Task to carry out -> Reproduce the records word for word, from the first line to the line containing "1) * PE_CHB;".
--- Data to use Enclosed Below ---
+  int job = blockIdx.x;
+  if (job >= a.njobs) return;
+  PeTile t;
+  load_tile(job, t);
+#pragma unroll 1
+  for (;;) {
+    fix_tile(t);
+    f32x4 acc[2][PE_NQ];
+#pragma unroll
+    for (int q = 0; q < PE_NQ; ++q) {
+      const char* const buf = smem + (q >> 1) * PE_CHB;
+      acc[0][q] = acc[1][q] = *reinterpret_cast<const f32x4*>(buf + PE_NF * 1024 + (q & 1) * 64 + g * 16);
+#pragma unroll
+      for (int s = 0; s < PE_KS; ++s) {
+        const f16x8 w8 = *reinterpret_cast<const f16x8*>(buf + (2 * s + (q & 1)) * 1024 + lane * 16);
+        acc[0][q] = CVMI_MFMA_16X16X32(w8, __builtin_bit_cast(f16x8, t.xn[0][s]), acc[0][q], 0, 0, 0);
+        acc[1][q] = CVMI_MFMA_16X16X32(w8, __builtin_bit_cast(f16x8, t.xn[1][s]), acc[1][q], 0, 0, 0);
+      }
+      __builtin_amdgcn_sched_barrier(0);
+    }
+    const long long row[2] = {t.row[0], t.row[1]};
+    {
+      f32x4 pv[2][PE_NQ];
+#pragma unroll
+      for (int tg = 0; tg < 2; ++tg)
+#pragma unroll
+        for (int q = 0; q < PE_NQ; ++q) pv[tg][q] = *reinterpret_cast<const f32x4*>(t.pr[tg] + 16 * q);
+#pragma unroll
+      for (int tg = 0; tg < 2; ++tg)
+#pragma unroll
+        for (int q = 0; q < PE_NQ; ++q) acc[tg][q] += pv[tg][q];
+    }
+    float2 mr[2];
+    if (stats) {
+#pragma unroll
+      for (int tg = 0; tg < 2; ++tg) {
+        ShiftedSums st;
+        st.shift = __shfl(acc[tg][0][0], c16);
+#pragma unroll
+        for (int q = 0; q < PE_NQ; ++q) st.add(acc[tg][q]);
+        mr[tg] = shifted_mean_rstd(st.shift, row_sum<4>(st.s), row_sum<4>(st.q), (float)PE_N, a.eps);
+      }
+    }
+    job += gridDim.x;
+    const bool more = job < a.njobs;
+    if (more) load_tile(job, t);
+    __builtin_amdgcn_sched_barrier(0);
+#pragma unroll
+    for (int tg = 0; tg < 2; ++tg) {
+      if (row[tg] >= 0) {
+        float* const op = a.out + (size_t)row[tg] * a.out_ld + 4 * g;
+#pragma unroll
+        for (int q = 0; q < PE_NQ; ++q) *reinterpret_cast<f32x4*>(op + 16 * q) = acc[tg][q];
+        if (stats && g == 0) *reinterpret_cast<float2*>(a.stats + 2 * row[tg]) = mr[tg];
+      }
+    }
+    if (!more) break;
+  }
+}
+
+int launch_patch_embed(const cvmi_conv_desc* d, hipStream_t stream) {
+  CVMI_CHECK(d->dtype == CVMI_T16, "patch_embed: dtype %d is not built (fp16 / bf16 only)", d->dtype);
+  CVMI_CHECK(d->N == PE_N, "patch_embed: Cout=%d is not built (144 only)", d->N);
+  CVMI_CHECK(d->B > 0 && d->H > 0 && d->W > 0 && d->H % 4 == 0 && d->W % 4 == 0, "patch_embed: image %d x %d x %d: sides must be positive multiples of 4", d->B, d->H, d->W);
+  CVMI_CHECK(d->OH == d->H / 4 && d->OW == d->W / 4 && d->KH == 7 && d->KW == 7 && d->stride == 4 && d->pad == 3 && d->c0 == 3 && d->c1 == 0,
+             "patch_embed: geometry must be 3 channels, 7 x 7, stride 4, pad 3, output H/4 x W/4");
+  CVMI_CHECK(d->w && d->res && d->y && d->out_f32 && d->res_mod == d->OH * d->OW && d->act == CVMI_ACT_NONE && !d->act_after_res && d->shuffle_cout == 0 &&
+             d->res_rep <= 1 && !d->row_stats, "patch_embed: needs the packed weight, f32 output and the positional table as res with res_mod = OH * OW");
+  CVMI_CHECK(((uintptr_t)d->patch_image & 7) == 0 && ((uintptr_t)d->w & 15) == 0 && ((uintptr_t)d->res & 15) == 0 && ((uintptr_t)d->y & 15) == 0 &&
+             ((uintptr_t)d->stats_out & 7) == 0 && d->y_ld % 4 == 0 && d->res_ld % 4 == 0 && d->y_ld >= PE_N && d->res_ld >= PE_N,
+             "patch_embed: misaligned pointer or row stride (image 8 bytes, weight / table / output 16, statistics 8)");
+  const long long rows = (long long)d->B * d->OH * d->OW;
+  CVMI_CHECK(rows < (1ll << 31) && (long long)d->B * d->H * d->W * 3 < (1ll << 40), "patch_embed: %lld tokens: too many", rows);
+  static hipError_t attr = hipFuncSetAttribute(reinterpret_cast<const void*>(&patch_embed_kernel<f16>), hipFuncAttributeMaxDynamicSharedMemorySize, PE_LDS);
+  CVMI_HIP(attr);
+  static const int ncu = [] {
+    int dev = 0;
+    hipDeviceProp_t prop;
+    if (hipGetDevice(&dev) != hipSuccess || hipGetDeviceProperties(&prop, dev) != hipSuccess) return 256;
+    return prop.multiProcessorCount > 0 ? prop.multiProcessorCount : 256;
+  }();
+  const int gg = d->OH * d->OW;
+  const bool by_position = d->B > 1 && gg % (8 * PE_TILE) == 0;
+  const int tpi = by_position ? gg / PE_TILE : 0, ppx = tpi / 8;
+  const long long njobs = (rows + PE_TILE - 1) / PE_TILE;
+  const unsigned grid = (unsigned)(njobs < ncu ? njobs : ncu);
+  const PatchArgs a{(const f16*)d->patch_image, (const char*)d->w, (const float*)d->res, (float*)d->y, d->stats_out, rows,
+                    d->H, d->W, d->OH, d->OW, d->y_ld, d->res_ld, d->stats_eps, (int)njobs, d->B, tpi, ppx};
+  cvmi_note_kernel("patch_embed_kernel<%s>", CVMI_F16NAME);
+  hipLaunchKernelGGL((patch_embed_kernel<f16>), dim3(grid), dim3(PE_NW * 64), PE_LDS, stream, a);
+  CVMI_LAUNCH_CHECK();
+  return 0;
+}
+
+}
diff --git a/circuitvision_amd/engine.py b/circuitvision_amd/engine.py
--- a/circuitvision_amd/engine.py
+++ b/circuitvision_amd/engine.py
@@ -581,6 +581,30 @@
     return is16(dtype) and rows % 256 == 0 and bool(_lib.load().cvmi_tok_linear_supported(K))
 
 
+def _pack_tok16(w, b, td):
+    N, K = w.shape
+    nch, ks = (N + 31) // 32, K // 32
+    b = b if b is not None else torch.zeros(N)
+    wx = torch.zeros(nch * 32, K)
+    wx[:N] = w
+    frag = wx.view(nch, 2, 16, ks, 4, 8).permute(0, 3, 1, 4, 2, 5).reshape(nch, ks * 2 * 512)
+    bias = torch.zeros(nch * 32)
+    bias[:N] = b
+    piece = torch.zeros(nch, 512, dtype=torch.int16)
+    piece[:, :64] = bias.view(nch, 32).contiguous().view(torch.int16)
+    return torch.cat((frag.to(td).contiguous().view(torch.int16), piece), 1).contiguous()
+
+
+def _unpack_tok16(packed, N, K, td):
+    nch, ks = (N + 31) // 32, K // 32
+    packed = packed.cpu().view(nch, -1)
+    w = packed[:, :ks * 1024].contiguous().view(td).float().view(nch, ks, 2, 4, 16, 8).permute(0, 2, 4, 1, 3, 5).reshape(nch * 32, K)
+    piece = packed[:, ks * 1024:]
+    bias = piece[:, :64].contiguous().view(torch.float32).reshape(nch * 32)
+    assert not w[N:].any() and not bias[N:].any() and not piece[:, 64:].any()
+    return w[:N].clone(), bias[:N].clone()
+
+
 class PackedTokLinear:
 
     def __init__(self, w, b, device="cuda", dtype=F16):
@@ -588,16 +612,7 @@
         td = TORCH_DTYPE[dtype]
         assert K % 16 == 0
         if _lib.load().cvmi_tok_linear_format(K) == 16:
-            nch, ks = (N + 31) // 32, K // 32
-            b = b if b is not None else torch.zeros(N)
-            wx = torch.zeros(nch * 32, K)
-            wx[:N] = w
-            frag = wx.view(nch, 2, 16, ks, 4, 8).permute(0, 3, 1, 4, 2, 5).reshape(nch, ks * 2 * 512)
-            bias = torch.zeros(nch * 32)
-            bias[:N] = b
-            piece = torch.zeros(nch, 512, dtype=torch.int16)
-            piece[:, :64] = bias.view(nch, 32).contiguous().view(torch.int16)
-            packed = torch.cat((frag.to(td).contiguous().view(torch.int16), piece), 1).contiguous()
+            packed = _pack_tok16(w, b, td)
             assert packed.numel() * 2 == _lib.load().cvmi_tok_linear_packed_bytes(K, N)
             self.w = packed.to(device)
             self.bias = torch.zeros(4, device=device)
@@ -654,6 +669,65 @@
         self.param_bytes = pt.param_bytes
 
 
+PATCH_EMBED_K = 192
+
+
+def patch_embed_k_order():
+    out = []
+    for k in range(PATCH_EMBED_K):
+        wy, wx, c = k // 24, (k % 24) // 3, k % 3
+        out.append((c * 7 + wy - 1) * 7 + wx - 1 if wy and wx else -1)
+    return out
+
+
+def patch_embed_supported(E, R, dtype):
+    return is16(dtype) and E == 144 and R > 0 and R % 4 == 0
+
+
+class PackedPatchEmbed:
+
+    def __init__(self, w7, bias, device="cuda", dtype=F16):
+        E = w7.shape[0]
+        assert tuple(w7.shape) == (E, 3, 7, 7)
+        idx = torch.tensor(patch_embed_k_order())
+        w = w7.reshape(E, 147).float()[:, idx.clamp(min=0)] * (idx >= 0).float()[None]
+        self.w = _pack_tok16(w, bias.float() if bias is not None else None, TORCH_DTYPE[dtype]).to(device)
+        self.bias = torch.zeros(4, device=device)
+        self.N, self.K, self.dtype = E, PATCH_EMBED_K, dtype
+        self.param_bytes = E * 147 * 2
+
+    def unpack(self):
+        w, b = _unpack_tok16(self.w, self.N, self.K, TORCH_DTYPE[self.dtype])
+        idx = torch.tensor(patch_embed_k_order())
+        assert not w[:, idx < 0].any()
+        w7 = torch.zeros(self.N, 147)
+        w7[:, idx[idx >= 0]] = w[:, idx >= 0]
+        return w7.view(self.N, 3, 7, 7), b
+
+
--- End of Enclosed Data to use ---
Exercise result ->
+  int job = blockIdx.x;
+  if (job >= a.njobs) return;
+  PeTile t;
+  load_tile(job, t);
+#pragma unroll 1
+  for (;;) {
+    fix_tile(t);
+    f32x4 acc[2][PE_NQ];
+#pragma unroll
+    for (int q = 0; q < PE_NQ; ++q) {
+      const char* const buf = smem + (q >> 1) * PE_CHB;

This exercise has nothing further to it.